2. Develop a Plan for Dealing With Distractions

There are plenty of distractions in a traditional office: chatty co-workers, office gossip, birthday cupcakes in the break room. But working from home presents a whole new set of challenges – particularly if you don’t live alone. Roommates and spouses, children, and pets can quickly break your concentration, not to mention the siren call of the refrigerator and a sunny, 70-degree day.

The best way to avoid veering off track is to be proactive about distractions. You’ll very quickly recognize where your weaknesses are, and you’ll need to develop a plan for dealing with them before they get the best of you.

For instance, you may not be able to resist your pup’s requests to play in the yard. While it would be fine to take a break for just a few minutes, several such breaks throughout the day could add up to an hour or more. To keep him occupied throughout the day, consider wearing him out at the dog park in the morning and investing in a few interactive toys that will keep him busy when you need to focus on work.

Are you distracted by chores? Make more of an effort to complete them over the weekend. Is snacking a problem? Time to rethink your grocery shopping habits. Are you spending too much time on social media? Try using an app like StayFocused or SelfControl to reel in your surfing. There’s a way to deal with every kind of distraction – you just have to make the effort.

3. Cultivate a Support Staff

Wait – a “staff” is exactly what you’re hoping to distance yourself from, right? Wrong. Besides working hard to maintain a remote relationship with your co-workers, you’ll need to create your own support staff at home. Make sure that anyone you live with respects your workspace and hours. A great way to do this is by imposing a few rules. For instance, even young children can learn that if your office door is closed, you’re not to be disturbed.
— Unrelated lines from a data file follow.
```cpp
static int refit_prepare(pt_ctx* c) {
    refit_release(c);
    const uint64_t n_bin = c->tree.n_inner, n_rec = c->tree.n_refs, n_wide = c->tree.n_wide;
    const uint64_t rec_base = 4 * n_bin, wide_root = c->tree.wide_root;
    if (n_bin == 0 || n_rec == 0 || n_wide == 0 || wide_root != rec_base + 4 * n_rec || n_rec >= (1ull << 31))
        return fail(c, PT_ERR_UNSUPPORTED, "pt_refit_bvh: the tree on this context lacks the [binary nodes][records][wide nodes] layout");
    std::vector<int32_t> h(2 * (n_bin + n_rec) + 4 * n_wide);
    {
        int32_t* d_shape = nullptr;
        HIP_TRY(c, hipMalloc((void**)&d_shape, h.size() * sizeof(int32_t)));
        const uint64_t n_all = n_bin + n_rec + n_wide;
        hipLaunchKernelGGL(k_refit_shape, dim3((unsigned)((n_all + PTR_BLOCK - 1) / PTR_BLOCK)), dim3(PTR_BLOCK), 0, c->stream, c->tree.d_nodes, n_bin,
                           n_rec, n_wide, d_shape);
        hipError_t e = hipGetLastError();
        if (e == hipSuccess) e = hipMemcpyAsync(h.data(), d_shape, h.size() * sizeof(int32_t), hipMemcpyDeviceToHost, c->stream);
        if (e == hipSuccess) e = hipStreamSynchronize(c->stream);
        (void)hipFree(d_shape);
        if (e != hipSuccess) return hip_fail(c, e, "pt_refit_bvh: reading the tree's shape");
    }
    const int32_t* bl_links = h.data();
    const int32_t* rec_w = h.data() + 2 * n_bin;
    const int32_t* wl_links = h.data() + 2 * (n_bin + n_rec);
    auto bad = [&](const char* why) { return fail(c, PT_ERR_DEVICE, std::string("pt_refit_bvh: malformed tree: ") + why); };
    auto leaf_count = [&](int64_t r) -> int {
        if (r < (int64_t)rec_base || ((r - (int64_t)rec_base) & 3) != 0 || (uint64_t)(r - (int64_t)rec_base) / 4 >= n_rec) return 0;
        uint64_t j = (uint64_t)(r - (int64_t)rec_base) / 4;
        for (int n = 1; n <= PTR_LEAF_CAP && j < n_rec; n++, j++)
            if (rec_w[2 * j + 1] != 0) return n;
        return 0;
    };

    std::vector<int32_t> order{0}, hb(n_bin, -1);
    std::vector<int4> ent{make_int4(0, 0, 0, 0)};
    std::vector<uint8_t> seen(n_bin, 0);
    seen[0] = 1;
    for (size_t k = 0; k < order.size(); k++) {
        const int32_t link[2] = {bl_links[2 * (size_t)order[k]], bl_links[2 * (size_t)order[k] + 1]};
        int cnt[2] = {0, 0};
        for (int i = 0; i < 2; i++) {
            if (link[i] < 0) {
                if (!(cnt[i] = leaf_count((int64_t)(uint32_t)~link[i]))) return bad("binary leaf link");
            } else {
                const uint64_t ch = (uint64_t)link[i] / 4;
                if ((link[i] & 3) || ch >= n_bin || seen[ch]) return bad("binary inner link");
                seen[ch] = 1;
                order.push_back((int32_t)ch);
                ent.push_back(make_int4((int32_t)ch, 0, 0, 0));
            }
        }
        ent[k] = make_int4(order[k], cnt[0], cnt[1], 0);
    }
    int max_h = 0;
    for (size_t k = order.size(); k-- > 0;) {
        int ht = 0;
        for (int32_t l : {bl_links[2 * (size_t)order[k]], bl_links[2 * (size_t)order[k] + 1]})
            if (l >= 0) ht = std::max(ht, hb[(size_t)l / 4] + 1);
        hb[(size_t)order[k]] = ht;
        max_h = std::max(max_h, ht);
    }

    std::vector<int32_t> worder{0}, hw(n_wide, -1);
    std::vector<int4> went;
    std::vector<uint8_t> wseen(n_wide, 0);
    wseen[0] = 1;
    for (size_t k = 0; k < worder.size(); k++) {
        const int32_t* link = wl_links + 4 * (size_t)worder[k];
        int n = 1;
        while (n < 4 && link[n] != link[0]) n++;
        int cnt[4] = {0, 0, 0, 0};
        for (int i = 0; i < n; i++) {
            if (link[i] < 0) {
                if (!(cnt[i] = leaf_count((int64_t)(uint32_t)(~link[i] & ~3)))) return bad("wide leaf link");
            } else {
                const int64_t off = (int64_t)link[i] - (int64_t)wide_root;
                if (off < 0 || (off & 3) || (uint64_t)off / 4 >= n_wide || wseen[(size_t)off / 4]) return bad("wide inner link");
                wseen[(size_t)off / 4] = 1;
                worder.push_back((int32_t)(off / 4));
            }
        }
        went.push_back(make_int4(worder[k], n, (int32_t)((uint32_t)cnt[0] | (uint32_t)cnt[1] << 16), (int32_t)((uint32_t)cnt[2] | (uint32_t)cnt[3] << 16)));
    }
    for (size_t k = worder.size(); k-- > 0;) {
        const int32_t* link = wl_links + 4 * (size_t)worder[k];
        int ht = 0;
        for (int32_t l : {link[0], link[1], link[2], link[3]})
            if (l >= 0) ht = std::max(ht, hw[(size_t)(((int64_t)l - (int64_t)wide_root) / 4)] + 1);
        hw[(size_t)worder[k]] = ht;
        max_h = std::max(max_h, ht);
    }

    pt_ctx::Refit& R = c->refit;
    auto by_height = [&](const std::vector<int4>& in, const std::vector<int32_t>& ht, std::vector<uint32_t>& off) {
        off.assign((size_t)max_h + 2, 0);
        for (const int4& e : in) off[(size_t)ht[(size_t)e.x] + 1]++;
        for (size_t i = 1; i < off.size(); i++) off[i] += off[i - 1];
        std::vector<uint32_t> pos(off.begin(), off.end() - 1);
        std::vector<int4> out(in.size());
        for (const int4& e : in) out[pos[(size_t)ht[(size_t)e.x]]++] = e;
        return out;
    };
    const std::vector<int4> bl = by_height(ent, hb, R.bin_off), wl = by_height(went, hw, R.wide_off);
    std::vector<uint32_t> first((n_rec + 31) / 32, 0u);
    {
        std::vector<uint8_t> id_seen((size_t)std::max<int32_t>(c->tree.max_tri_id, 0) + 1, 0);
        for (uint64_t j = 0; j < n_rec; j++) {
            const int32_t id = rec_w[2 * j];
            if (id < 0 || id > c->tree.max_tri_id || id_seen[(size_t)id]) continue;
            id_seen[(size_t)id] = 1;
            first[j >> 5] |= 1u << (j & 31);
        }
    }
    auto up16 = [](size_t b) { return (b + 15) & ~(size_t)15; };
    const size_t b_bl = up16(bl.size() * sizeof(int4)), b_wl = up16(wl.size() * sizeof(int4));
    const size_t b_bb = up16(6 * n_bin * sizeof(float)), b_wb = up16(6 * n_wide * sizeof(float)), b_rb = up16(6 * n_rec * sizeof(float));
    const size_t b_fu = up16(first.size() * sizeof(uint32_t));
    char* m = nullptr;
    HIP_TRY(c, hipMalloc((void**)&m, b_bl + b_wl + b_bb + b_wb + b_rb + b_fu));
    R.d_mem = m;
    R.bin_list = (int4*)m; m += b_bl;
    R.wide_list = (int4*)m; m += b_wl;
    R.bin_box = (float*)m; m += b_bb;
    R.wide_box = (float*)m; m += b_wb;
    R.rec_box = (float*)m; m += b_rb;
    R.first_use = (uint32_t*)m;
    HIP_TRY(c, hipMemcpy(R.bin_list, bl.data(), bl.size() * sizeof(int4), hipMemcpyHostToDevice));
    HIP_TRY(c, hipMemcpy(R.wide_list, wl.data(), wl.size() * sizeof(int4), hipMemcpyHostToDevice));
    HIP_TRY(c, hipMemcpy(R.first_use, first.data(), first.size() * sizeof(uint32_t), hipMemcpyHostToDevice));
    R.scene_gen = c->scene_gen;
    R.items = c->tree.d_nodes;
    return PT_OK;
}

}

using namespace ptmi;

extern "C" int pt_refit_bvh(pt_ctx* c, const float* tri_verts_dev, size_t n_tris, uint32_t* n_dropped_dev) {
    if (!c) return fail(nullptr, PT_ERR_INVALID, "null ctx");
    if (!tri_verts_dev) return fail(c, PT_ERR_INVALID, "pt_refit_bvh: null vertex array");
    if (!c->tree.has_bvh) return fail(c, PT_ERR_NO_SCENE, "pt_refit_bvh: no BVH on this context");
    if (c->tree.records_woop) return fail(c, PT_ERR_UNSUPPORTED, "pt_refit_bvh: Woop records are made on the host only (PT_OPT_TRI_TEST 0)");
    if (c->tree.max_tri_id < 0 || n_tris <= (size_t)c->tree.max_tri_id)
        return fail(c, PT_ERR_INVALID, "pt_refit_bvh: n_tris does not cover the triangle ids of the tree");
    HIP_TRY(c, hipSetDevice(c->device));
    pt_ctx::Refit& R = c->refit;
    if (!R.d_mem || R.scene_gen != c->scene_gen || R.items != c->tree.d_nodes) {
        const int rc = refit_prepare(c);
        if (rc != PT_OK) { refit_release(c); return rc; }
    }
    RefitArgs A;
    A.items = c->tree.d_nodes;
    A.verts = tri_verts_dev;
    A.n_rec = (uint32_t)c->tree.n_refs;
    A.rec_base = 4 * c->tree.n_inner;
    A.wide_root = c->tree.wide_root;
    A.rec_box = R.rec_box;
    A.bin_box = R.bin_box;
    A.wide_box = R.wide_box;
    A.first_use = R.first_use;
    A.n_dropped = n_dropped_dev;
    hipStream_t st = c->stream;
    HIP_TRY(c, span_begin(c));
    if (n_dropped_dev) HIP_TRY(c, hipMemsetAsync(n_dropped_dev, 0, sizeof(uint32_t), st));
    hipLaunchKernelGGL(k_refit_records, dim3((A.n_rec + PTR_BLOCK - 1) / PTR_BLOCK), dim3(PTR_BLOCK), 0, st, A);
    for (size_t ht = 0; ht + 1 < R.bin_off.size(); ht++) {
        const uint32_t nb = R.bin_off[ht + 1] - R.bin_off[ht], nw = R.wide_off[ht + 1] - R.wide_off[ht];
        if (nb + nw == 0) continue;
        hipLaunchKernelGGL(k_refit_level, dim3((nb + nw + PTR_BLOCK - 1) / PTR_BLOCK), dim3(PTR_BLOCK), 0, st, A, R.bin_list + R.bin_off[ht], nb,
                           R.wide_list + R.wide_off[ht], nw);
    }
    HIP_TRY(c, hipGetLastError());
    HIP_TRY(c, span_end(c));
    if (!c->geom_ev) HIP_TRY(c, hipEventCreateWithFlags(&c->geom_ev, hipEventDisableTiming));
    HIP_TRY(c, hipEventRecord(c->geom_ev, st));
    c->geom_gen++;
    return PT_OK;
}
```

Be clear about regular meeting times, and share when you have a challenging project on the horizon. If everyone has a general sense of your schedule, they’ll be more likely to respect it.

4. Stick to a Schedule

Whether your employer requires you to be at your desk between 9 a.m. and 5 p.m., or you’re allowed to set your own hours, it’s important to stick to a schedule. If your employer mandates the timing, you simply have to follow the rules. The danger comes when you have the power of creating your own schedule – that’s when things can get sticky fast. Take the time to assess your workload as well as your habits and map out a plan that will optimize your efficiency. If you’re most productive in the morning, feel free to front-load your day. This could allow you to take a long break mid-day, or even finish up in the early afternoon. Keep in mind that creating a strict schedule and sticking to it can give you more freedom and flexibility with the rest of your day.